Sure the Deed of Trust to Secure Assumptionprotects a grantee’s interest by giving them the right to retake the collateral. But, if your client is the grantee of a DTSA, that document puts your client in the foreclosure business. There is a common misconception that banks enjoy foreclosing on properties they have financed or that they actually want to foreclose. This is wholly untrue. Banks and lenders outsource the foreclosure process because it’s complicated, expensive but mostly because foreclosing is not the business they want to conduct. The first thing they do is sell it at auction at a fire sale price. The few properties that have a “ton of equity” do not make up for the many for which they take a loss.
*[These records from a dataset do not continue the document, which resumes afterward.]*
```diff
             for (int t = 0; t < 8; ++t) { const float d = mw[t] - m_c; dd = fmaf(d, d, dd); }
             const float var_c = fmaf(128.f, dd, q) * (1.f / (float)(H * W));
-            mv[tid] = m_c;
+            mv[ch] = m_c;
             asm volatile("s_waitcnt lgkmcnt(0)" ::: "memory");
             float m = 0.f;
 #pragma unroll
@@ -204,52 +224,66 @@
             }
             v *= 1.f / (float)(C - 1);
             const float rs = 1.f / sqrtf(v + 1e-5f);
-            nrm[tid] = m_c;
-            nrm[C + tid] = ga / sqrtf(fmaxf(var_c, 0.f) + 1e-5f);
-            nrm[2 * C + tid] = fmaf(ga, (m_c - m) * rs * al, be);
+            nrm[ch] = m_c;
+            nrm[C + ch] = ga / sqrtf(fmaxf(var_c, 0.f) + 1e-5f);
+            nrm[2 * C + ch] = fmaf(ga, (m_c - m) * rs * al, be);
         }
         lds_barrier();
-        const float4 nmu = *reinterpret_cast<const float4*>(nrm + cq * 4), nsc = *reinterpret_cast<const float4*>(nrm + C + cq * 4),
-                     nsh = *reinterpret_cast<const float4*>(nrm + 2 * C + cq * 4);
-#pragma unroll
-        for (int i = 0; i < NU; ++i) {
-            float4 v = make_float4(fmaf(acc[i][0] - nmu.x, nsc.x, nsh.x), fmaf(acc[i][1] - nmu.y, nsc.y, nsh.y),
-                                   fmaf(acc[i][2] - nmu.z, nsc.z, nsh.z), fmaf(acc[i][3] - nmu.w, nsc.w, nsh.w));
-            v = elu4(v);
-            StageScale ss{scale2, tb};
-            scale_track(v, &ss);
-            tb = ss.amax;
-            uint2 h, l;
-            split_f16x2(v, scale2, h, l);
-            *reinterpret_cast<uint2*>(dst0 + i * WP * 16) = h;
-            *reinterpret_cast<uint2*>(dst0 + i * WP * 16 + KGS * PS) = l;
+        const int kqd = (fresh_tid() >> 4) & 3;
+#pragma unroll
+        for (int j = 0; j < NB; ++j) {
+            const int cq = 4 * j + kqd;
+            const float4 nmu = *reinterpret_cast<const float4*>(nrm + cq * 4), nsc = *reinterpret_cast<const float4*>(nrm + C + cq * 4),
+                         nsh = *reinterpret_cast<const float4*>(nrm + 2 * C + cq * 4);
+#pragma unroll
+            for (int i = 0; i < NU; ++i) {
+                float4 v = make_float4(fmaf(acc[i][j][0] - nmu.x, nsc.x, nsh.x), fmaf(acc[i][j][1] - nmu.y, nsc.y, nsh.y),
+                                       fmaf(acc[i][j][2] - nmu.z, nsc.z, nsh.z), fmaf(acc[i][j][3] - nmu.w, nsc.w, nsh.w));
+                v = elu4(v);
+                StageScale ss{scale2, tb};
+                scale_track(v, &ss);
+                tb = ss.amax;
+                uint2 h, l;
+                split_f16x2(v, scale2, h, l);
+                *reinterpret_cast<uint2*>(dst0 + 2 * j * PS + i * WP * 16) = h;
+                *reinterpret_cast<uint2*>(dst0 + 2 * j * PS + i * WP * 16 + KGS * PS) = l;
+            }
         }
         pair_range_tile(tb, scale2, rbits, p.calib ? p.calib + 1 : nullptr);
         lds_barrier();
         conv();
         load_w(p.w1);
-#pragma unroll
-        for (int i = 0; i < NU; ++i) {
-            acc[i][0] = fmaf(acc[i][0], descale2, b2.x) + xr[i].x; acc[i][1] = fmaf(acc[i][1], descale2, b2.y) + xr[i].y;
-            acc[i][2] = fmaf(acc[i][2], descale2, b2.z) + xr[i].z; acc[i][3] = fmaf(acc[i][3], descale2, b2.w) + xr[i].w;
+        const int kqf = (fresh_tid() >> 4) & 3;
+#pragma unroll
+        for (int j = 0; j < NB; ++j) {
+            const float4 b2 = *reinterpret_cast<const float4*>(prm + C + (4 * j + kqf) * 4);
+#pragma unroll
+            for (int i = 0; i < NU; ++i) {
+                acc[i][j][0] = fmaf(acc[i][j][0], descale2, b2.x) + xr[i][j].x; acc[i][j][1] = fmaf(acc[i][j][1], descale2, b2.y) + xr[i][j].y;
+                acc[i][j][2] = fmaf(acc[i][j][2], descale2, b2.z) + xr[i][j].z; acc[i][j][3] = fmaf(acc[i][j][3], descale2, b2.w) + xr[i][j].w;
+            }
         }
         __builtin_amdgcn_sched_barrier(0);
         request_x(min(n + (int)gridDim.x, p.B - 1));
         __builtin_amdgcn_sched_barrier(0);
         {
-            float* const o = p.out + (size_t)(((n * H + sub * NU) * W + (lq & 15)) * C + (4 * hf + (lq >> 4)) * 4);
-#pragma unroll
-            for (int i = 0; i < NU; ++i) st_out(o + i * W * C, make_float4(acc[i][0], acc[i][1], acc[i][2], acc[i][3]));
+            const int lf = fresh_tid();
+            float* const o = p.out + (size_t)(((n * H + wave * NU) * W + (lf & 15)) * C + ((lf >> 4) & 3) * 4);
+#pragma unroll
+            for (int i = 0; i < NU; ++i)
+#pragma unroll
+                for (int j = 0; j < NB; ++j)
+                    st_out(o + i * W * C + 16 * j, make_float4(acc[i][j][0], acc[i][j][1], acc[i][j][2], acc[i][j][3]));
         }
         if (p.pm_out) {
 #pragma unroll
-            for (int T = 0; T < 2; ++T) {
+            for (int j = 0; j < NB; ++j) {
                 float mean[4], m2[4];
-                tile_moments(T, mean, m2);
+                tile_moments(j, mean, m2);
                 if (c == 0) {
 #pragma unroll
                     for (int r = 0; r < 4; ++r)
-                        *reinterpret_cast<float2*>(p.pm_out + (((size_t)n * 8 + 2 * sub + T) * C + cq * 4 + r) * 2) = make_float2(mean[r], m2[r]);
+                        *reinterpret_cast<float2*>(p.pm_out + (((size_t)n * 8 + wave) * C + (4 * j + kqf) * 4 + r) * 2) = make_float2(mean[r], m2[r]);
                 }
             }
         }
@@ -269,7 +303,7 @@
     SBC_REQUIRE(!(op.flags & (SBC_EPI_POOL | SBC_EPI_UP | SBC_EPI_ELUGRAD | SBC_EPI_RES1_ELU)) && !op.res1 && !op.res2 && !op.up,
                 "res_block: the residual operand is the input itself; no other epilogue");
     SBC_REQUIRE((long)op.B * op.H * op.W * op.cin <= 0x7fffffffL, "res_block: tensor exceeds the 32-bit element index");
-    constexpr size_t lds = (size_t)2 * 4 * ((66 * 18 * 16 + 255) / 256 * 256) + 8 * 32 * 2 * 4 + 2 * 32 * 4 + 3 * 32 * 4;
+    constexpr size_t lds = (size_t)2 * 4 * ((66 * 18 * 16 + 255) / 256 * 256) + 8 * 32 * 2 * 4 + 2 * 32 * 4 + 3 * 32 * 4 + 5 * 32 * 4;
     static_assert(lds <= 160 * 1024, "LDS of the one resident workgroup");
     { const int rc = ensure_dyn_lds(reinterpret_cast<const void*>(conv_res_kernel), lds); if (rc) return rc; }
     unsigned* word = nullptr;
```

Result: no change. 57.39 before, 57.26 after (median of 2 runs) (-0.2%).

Ask yourself how many of your clients actually want to be in the foreclosure business . . . on properties for which they have advanced their own money.
The DTSA creates a “contingent liability.” In many ways, a contingent liability is worse than a standard liability because you never know if and when you will have to service the debt. Imagine if you have to manage your finances that way – “My monthly expenses are $2,000 per month but they might be $3,500….don’t really know.”
Here’s another way to understand what the DTSA does. It provides an opportunity which, when combined with a sizeable amount of money and ongoing expense (house payments, probably the largest monthly expense in most folks’ budget), can begin to remedy a dire situation created by another party (one’s ex-spouse). People get divorced for a reason….and, it’s usually not because they want to pay for their ex-spouse’s living expenses beyond ordered support.
Here’s the rub from my view: As negotiators sit around the table and discuss these issues, as one attorney told me, the grantor (of the DTSA) will often offer the DTSA as a way to equalize the fact that they allegedly cannot finance the property in their own name. It’s treated as tit for tat. Hopefully, we all see that being granted the DTSA doesn’t put a thing in the plus column for the grantee.
Right about now, you are probably thinking “Good grief, Cookman. We know all this. We need to know how to solve the problem, not just understand it more clearly.” And, here is the simplest, most straightforward, fair solution:
Always (with so few exceptions that we could still say “always”) require the party awarded a financed property to (re)finance that debt out of the grantor’s liability. I say it this way because, many times, the option is for a friend or relative of the awarded party to perform the financing but the key feature is that the grantor is effectively relieved of the debt. And, set a time limit on it– I can advise how long for each individual case; and, it will rarely ever be more than 24 months – with the provision for the property’s sale if financing has not transpired. This means that you will probably never again have to use the phrase “[party] will make every good faith effort to refinance the mortgage….”
The only way to properly and effectively do this is for the awarded party to call me….and call me sooner than later…..as in, before final divorce and very soon after filing petition if at all possible. Most lenders will tell your clients, “get your divorce finalized, bring us the decree and let’s see what we can do.” This is devastating to a majority of cases and transactions. And there is no good reason why lenders should wait until terms are chiseled in stone. I don’t wait. But, the fact is, most of them are not sure what to do during the process. On the other hand, I make sure that you get approvals (with specific conditions and an outline of the structure for your decrees) beforefinal divorce. That way, there are no questions and there is no wondering what will happen to the debt.
Boom yow! You and I just saved the world….or at least an important part of it for a whole lot of people.